#### Work instruction
Every line of the following records that includes "dune" should be copied.

BEGIN Dataset

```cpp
extern "C" int pnp_layout_build(const pnp_mesh *mesh, int32_t rank, int32_t nranks,
                                pnp_layout_buf **out) {
  if (!out || nranks < 1 || rank < 0 || rank >= nranks) return PNP_E_ARG;
  pnp::Mesh m;
  std::string err;
  if (!mesh_from_view(mesh, m, err)) {
    g_err = err;
    return PNP_E_MESH;
  }
  auto b = std::make_unique<pnp_layout_buf>();
  if (!pnp::build_fans(m, b->fans, err)) {
    g_err = err;
    return PNP_E_MESH;
  }
  std::vector<int> part;
  pnp::rcb_partition(m, nranks, part);
  if (!pnp::build_local_layout(m, b->fans, part, rank, nranks, b->L, err)) {
    g_err = err;
    return PNP_E_MESH;
  }
  *out = b.release();
  return PNP_OK;
}

extern "C" int pnp_layout_view(const pnp_layout_buf *b, pnp_layout *v) {
  if (!b || !v) return PNP_E_ARG;
  const pnp::LocalLayout &L = b->L;
  v->n_owned = L.n_owned;
  v->n_ghost = L.n_ghost;
  v->ncolors = int(L.color_ptr.size()) - 1;
  v->nchunks = L.nchunks;
  v->nnbr = int(L.nbr_ranks.size());
  v->max_slots = b->fans.max_slots;
  v->nslots = L.nslots;
  v->nblocks = L.nblocks;
  v->l2g = L.l2g.data();
  v->color_ptr = L.color_ptr.data();
  v->color_idx = L.color_idx.data();
  v->rowcolor = L.rowcolor.data();
  v->chunk_len = L.chunk_len.data();
  v->chunk_off = L.chunk_off.data();
  v->colidx = L.colidx.data();
  v->rowmeta = L.rowmeta.data();
  v->nbr_ranks = L.nbr_ranks.data();
  v->recv_ptr = L.recv_ptr.data();
  v->send_ptr = L.send_ptr.data();
  v->send_idx = L.send_idx.data();
  v->color_conflicts = L.conflicts;
  return PNP_OK;
}

extern "C" void pnp_layout_free(pnp_layout_buf *b) { delete b; }
```

### dune-pnp_amd/csrc/ctx.h

```cpp
#pragma once

#include <hip/hip_runtime.h>
#include <rccl/rccl.h>
#include <rocsolver/rocsolver.h>

#include <algorithm>
#include <queue>
#include <random>
#include <chrono>
#include <condition_variable>
#include <map>
#include <unordered_map>
#include <mutex>
#include <cmath>
#include <cstdio>
#include <cstdlib>
#include <cstring>
#include <memory>
#include <string>
#include <vector>

#include "../../include/pnp_capi.h"
#include "amg.h"
#include "gmres_small.h"
// ... 150 lines not shown
  DBuf<int> d_lchunk_len, d_lchunk_off, d_lcolidx, d_lsrc, d_uchunk_len, d_uchunk_off, d_ucolidx,
      d_usrc;
  DBuf<double> lvals, uvals, tsgs;
  int ilu_f32 = [] {
    const char *e = std::getenv("PNP_ILU_F32");
    const int v = e ? std::atoi(e) : 2;
    return (v >= 0 && v <= 3) ? v : 2;
  }();
  int ilu_eff() const { return (ilu_f32 >= 2 && nf == 1) ? 1 : ilu_f32; }
  int ilu_fac() const { return ilu_eff() == 3 ? 2 : ilu_eff(); }
  int f32_now() const { return split_of == 2 ? ilu_fac() : 0; }
  DBuf<float> ilu_y32buf;
  float *ilu_y32() const {
    return (split_of == 2 && ilu_eff() == 3 && !ilu_flow_opt) ? ilu_y32buf.p : nullptr;
  }
  int ilu_fused = 1;
  int amg_fallback = 0;
  int ilu_retry = 1;
  int twored_opt = [] {
    const char *ev = std::getenv("PNP_BICG_TWORED");
    return ev ? (std::atoi(ev) != 0 ? 1 : 0) : -1;
  }();
  DBuf<int> d_blkmap;
  DBuf<int> d_rowoff, d_rowcol;
  DBuf<int> d_blk_int, d_blk_bnd;
  int n_blk_int = 0, n_blk_bnd = 0;
  bool split_spmv = false;
  pnp::DevLayout sub_layout(bool interior) const {
    pnp::DevLayout d = dl;
    d.blkmap = interior ? d_blk_int.p : d_blk_bnd.p;
    const int n = interior ? n_blk_int : n_blk_bnd;
    d.blkcount = n > 0 ? n : -1;
    return d;
  }
  hipStream_t cstream = nullptr;
  hipEvent_t ev_ready = nullptr, ev_halo = nullptr;
  DBuf<double> scrub;
  bool fd_built = false, fd_mode = false;
  int fd_opt = 0;
  int fd_ne = 0;
  DBuf<int> fd_etri, fd_cdata;
  DBuf<long long> fd_rptr;
  DBuf<double> fd_jel;
  int csr_pat = -1, csr_nf = 0;
  long long csr_nnz = 0;
  DBuf<int> csr_rowptr, csr_col, csr_src;
// ... 387 lines not shown
```

### dune-pnp_amd/csrc/kernels.h

```cpp
#pragma once

#include <hip/hip_runtime.h>

#include <cstdint>

namespace pnp {

constexpr int kRows = 64;

__device__ __forceinline__ int xcd_block(int b, int nwg, int on = 1) {
  if (!on) return b;
  const int q = nwg / 8, r = nwg % 8, xcd = b % 8;
  return (xcd < r ? xcd * (q + 1) : r * (q + 1) + (xcd - r) * q) + b / 8;
}

typedef double double2_a8 __attribute__((ext_vector_type(2), aligned(8)));
template <int NF>
__device__ __forceinline__ void load_nf(const double *__restrict__ x, size_t j, double (&o)[NF]) {
  const double *b = x + size_t(NF) * j;
  int f = 0;
#pragma unroll
  for (; f + 1 < NF; f += 2) {
    const double2_a8 a = *reinterpret_cast<const double2_a8 *>(b + f);
    o[f] = a.x;
    o[f + 1] = a.y;
  }
  if (f < NF) o[f] = b[f];
}
template <int NF>
__device__ __forceinline__ void store_nf(double *__restrict__ x, size_t j, const double (&v)[NF]) {
  double *b = x + size_t(NF) * j;
  int f = 0;
#pragma unroll
// ... 139 lines not shown
}

struct DevLayout {
  int n_owned = 0, n_local = 0, nchunks = 0, ncolors = 0;
  int max_slots = 0;
  int xcd_remap = 0;
  const int *chunk_len = nullptr;
  const int *chunk_off = nullptr;
  const int *colidx = nullptr;
  const uint64_t *rowmeta = nullptr;
  const double *xy = nullptr;
  const int *color_idx = nullptr;
  const uint8_t *rowcolor = nullptr;
  const int *blkmap = nullptr;
  int blkcount = 0;
  const int *lchunk_len = nullptr, *lchunk_off = nullptr, *lcolidx = nullptr;
  const int *uchunk_len = nullptr, *uchunk_off = nullptr, *ucolidx = nullptr;
  const uint8_t *dmask = nullptr;
  const int *uptr = nullptr, *ulist = nullptr;
  const uint16_t *lidx = nullptr;
  int umax = 0;
  const int *uown = nullptr;
  int unmax = 0;
  const int *lsx_ptr = nullptr, *lsx_list = nullptr, *usx_ptr = nullptr, *usx_list = nullptr;
  const uint8_t *lperm = nullptr, *uperm = nullptr, *lpinv = nullptr, *upinv = nullptr;
  const uint8_t *llen = nullptr, *ulen = nullptr, *ldl = nullptr;
  const uint16_t *lsx_idx = nullptr, *usx_idx = nullptr;
  int sx_max = 0;
};

template <int NF>
__device__ __forceinline__ unsigned row_mask(const DevLayout &L, int row) {
  unsigned dm = 0;
#pragma unroll
  for (int f = 0; f < NF; f++) dm |= unsigned(L.dmask[size_t(row) * NF + f] != 0) << f;
  return dm;
}

constexpr unsigned kRowFlagMask = 7, kRowFlagLoad = 8;

struct AsmArgs {
  int kind;
  int jac;
  double l_b, c0, tau, pi, dt, z;
  int cylindrical;
  const double *x;
  const double *aux0;
  const double *aux1;
  const double *cvec;
  const uint8_t *dmask;
  const uint8_t *rowflag;
  double *r;
// ... 242 lines not shown
```

### dune-pnp_amd/python/pnp_amd/__init__.py

```python
from __future__ import annotations

import ctypes as C
import os
from dataclasses import dataclass

import numpy as np

HERE = os.path.dirname(os.path.abspath(__file__))
PKG_ROOT = os.path.dirname(os.path.dirname(HERE))
REPO_ROOT = os.path.dirname(PKG_ROOT)
LIB_PATH = os.environ.get("PNP_AMD_LIB") or os.path.join(PKG_ROOT, "libpnp_amd.so")
HEADER = os.path.join(REPO_ROOT, "include", "pnp_capi.h")

OK, E_ARG, E_HIP, E_RCCL, E_BREAKDOWN, E_NOT_CONVERGED, E_IO, E_MESH, E_STATE = \
    0, -1, -2, -3, -4, -5, -6, -7, -8
OP_PNP, OP_PNP_IMPLICIT_EULER, OP_PB, OP_DIFF, OP_DIFF_IMPLICIT_EULER, OP_POISSON = range(6)
PREC_NONE, PREC_SSOR, PREC_ILU0, PREC_JACOBI, PREC_AMG, PREC_SSOR_NATURAL = range(6)
METHOD_BICGSTAB, METHOD_CG, METHOD_GMRES, METHOD_FGMRES, METHOD_IDR = 0, 1, 2, 3, 4
(OPT_ILU_F32, OPT_ILU_FUSED_FACTOR, OPT_JAC_FD, OPT_BICG_TWORED, OPT_AMG_FALLBACK,
 OPT_GRAPH, OPT_SEQ_ORDER, OPT_ILU_FLOW, OPT_NAT_FLOW, OPT_ILU_RETRY,
 OPT_GMRES_RESTART, OPT_MATRIX_FREE, OPT_ASM_REUSE_CONST, OPT_IDR_S) = (1, 2, 3, 4, 5, 6, 7, 8,
                                                                        9, 10, 11, 12, 13, 14)
ASM_PIPE_ENV, ASM_PIPE_GRID_ENV = "PNP_ASM_PIPE", "PNP_ASM_PIPE_GRID"
ROW_FLAG_LOAD = 8
# ... 200 lines not shown
class _Timers(C.Structure):
    _fields_ = [("assemble_ms", C.c_double), ("spmv_ms", C.c_double), ("prec_ms", C.c_double),
                ("blas_ms", C.c_double), ("halo_ms", C.c_double), ("allreduce_ms", C.c_double),
                ("assemble_launches", C.c_int64), ("spmv_launches", C.c_int64),
                ("prec_launches", C.c_int64), ("blas_launches", C.c_int64),
                ("factor_ms", C.c_double), ("factor_launches", C.c_int64)]


class _CsrView(C.Structure):
    _fields_ = [("n", C.c_int32), ("nnz", C.c_int64), ("rowptr", C.c_void_p), ("col", C.c_void_p),
                ("val", C.c_void_p)]


class _Layout(C.Structure):
    _fields_ = [("n_owned", C.c_int32), ("n_ghost", C.c_int32), ("ncolors", C.c_int32),
                ("nchunks", C.c_int32), ("nnbr", C.c_int32), ("max_slots", C.c_int32),
                ("nslots", C.c_int64), ("nblocks", C.c_int64),
                ("l2g", C.POINTER(C.c_int32)), ("color_ptr", C.POINTER(C.c_int32)),
                ("color_idx", C.POINTER(C.c_int32)), ("rowcolor", C.POINTER(C.c_uint8)),
                ("chunk_len", C.POINTER(C.c_int32)), ("chunk_off", C.POINTER(C.c_int32)),
                ("colidx", C.POINTER(C.c_int32)), ("rowmeta", C.POINTER(C.c_uint64)),
                ("nbr_ranks", C.POINTER(C.c_int32)), ("recv_ptr", C.POINTER(C.c_int32)),
                ("send_ptr", C.POINTER(C.c_int32)), ("send_idx", C.POINTER(C.c_int32)),
                ("color_conflicts", C.c_int64)]


_LIB = None


def lib():
    global _LIB
    if _LIB is None:
        if not os.path.exists(LIB_PATH):
            raise PnpError(E_IO, f"{LIB_PATH} not built (run __graft_entry__.build() or make -C "
                                 f"dune-pnp_amd)")
        L = C.CDLL(LIB_PATH)
        L.pnp_last_error.restype = C.c_char_p
        L.pnp_last_error.argtypes = [C.c_void_p]
        L.pnp_create.argtypes = [C.POINTER(_Mesh), C.POINTER(_Params), C.c_int32,
                                 C.POINTER(_Comm), C.POINTER(C.c_void_p)]
        L.pnp_create_pk.argtypes = [C.POINTER(_Mesh), C.POINTER(_Params), C.c_int32, C.c_int32,
                                    C.POINTER(_Comm), C.POINTER(C.c_void_p)]
        for name in ("pnp_destroy", "pnp_mesh_free", "pnp_layout_free"):
            getattr(L, name).restype = None
            getattr(L, name).argtypes = [C.c_void_p]
        _LIB = L
    return _LIB
# ... 168 lines not shown
        m = mesh.c()
        _check(lib().pnp_layout_build(C.byref(m), int(rank), int(nranks), C.byref(buf)))
        v = _Layout()
        _check(lib().pnp_layout_view(buf, C.byref(v)))

        def arr(p, n, dt=np.int32):
            return np.ctypeslib.as_array(p, (n,)).astype(dt).copy() if n else np.zeros(0, dt)
        self.n_owned, self.n_ghost = v.n_owned, v.n_ghost
        self.ncolors, self.nchunks, self.max_slots = v.ncolors, v.nchunks, v.max_slots
        self.nslots, self.nblocks = v.nslots, v.nblocks
        self.l2g = arr(v.l2g, v.n_owned + v.n_ghost)
        self.color_ptr = arr(v.color_ptr, v.ncolors + 1)
        self.color_idx = arr(v.color_idx, v.n_owned)
        self.rowcolor = arr(v.rowcolor, v.n_owned + v.n_ghost, np.uint8)
        self.chunk_len = arr(v.chunk_len, v.nchunks)
        self.chunk_off = arr(v.chunk_off, v.nchunks + 1)
        self.colidx = arr(v.colidx, v.nslots)
        self.rowmeta = arr(v.rowmeta, v.n_owned, np.uint64)
        self.nbr_ranks = arr(v.nbr_ranks, v.nnbr)
        self.recv_ptr = arr(v.recv_ptr, v.nnbr + 1)
        self.send_ptr = arr(v.send_ptr, v.nnbr + 1)
        self.send_idx = arr(v.send_idx, int(self.send_ptr[-1]) if v.nnbr else 0)
        self.color_conflicts = int(v.color_conflicts)
        lib().pnp_layout_free(buf)

    def row_len(self, i):
        return int(self.rowmeta[i] & np.uint64(63))

    def row_cols(self, i):
        c, lane = divmod(i, 64)
        L = self.row_len(i)
        return [int(self.colidx[self.chunk_off[c] + s * 64 + lane]) for s in range(L)]


def set_create_option(option, value):
    _check(lib().pnp_set_create_option(option, C.c_int64(value)))


def get_create_option(option):
    v = C.c_int64(0)
    _check(lib().pnp_get_create_option(option, C.byref(v)))
    return v.value


def rccl_unique_id() -> bytes:
    buf = C.create_string_buffer(128)
# ... 342 lines not shown
```

### include/pnp_capi.h

```cpp
#ifndef PNP_CAPI_H
#define PNP_CAPI_H

#include <stdint.h>

#ifdef __cplusplus
extern "C" {
#endif

#define PNP_CAPI_VERSION 1

enum {
  PNP_OK = 0,
  PNP_E_ARG = -1,
  PNP_E_HIP = -2,
  PNP_E_RCCL = -3,
  PNP_E_BREAKDOWN = -4,
  PNP_E_NOT_CONVERGED = -5,
  PNP_E_IO = -6,
  PNP_E_MESH = -7,
  PNP_E_STATE = -8
};

typedef struct pnp_ctx pnp_ctx;

// ... 291 lines not shown

int pnp_setup_boundary(const pnp_mesh *mesh, const pnp_params *params, int32_t nfields,
                       int32_t field0, uint8_t *mask, double *load);
int pnp_setup_initial_state(const pnp_mesh *mesh, const pnp_params *params, const double *phi_pb,
                            double *x0);
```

END Dataset

#### Reply
### dune-pnp_amd/csrc/ctx.h
### dune-pnp_amd/csrc/kernels.h
### dune-pnp_amd/python/pnp_amd/__init__.py
                                 f"dune-pnp_amd)")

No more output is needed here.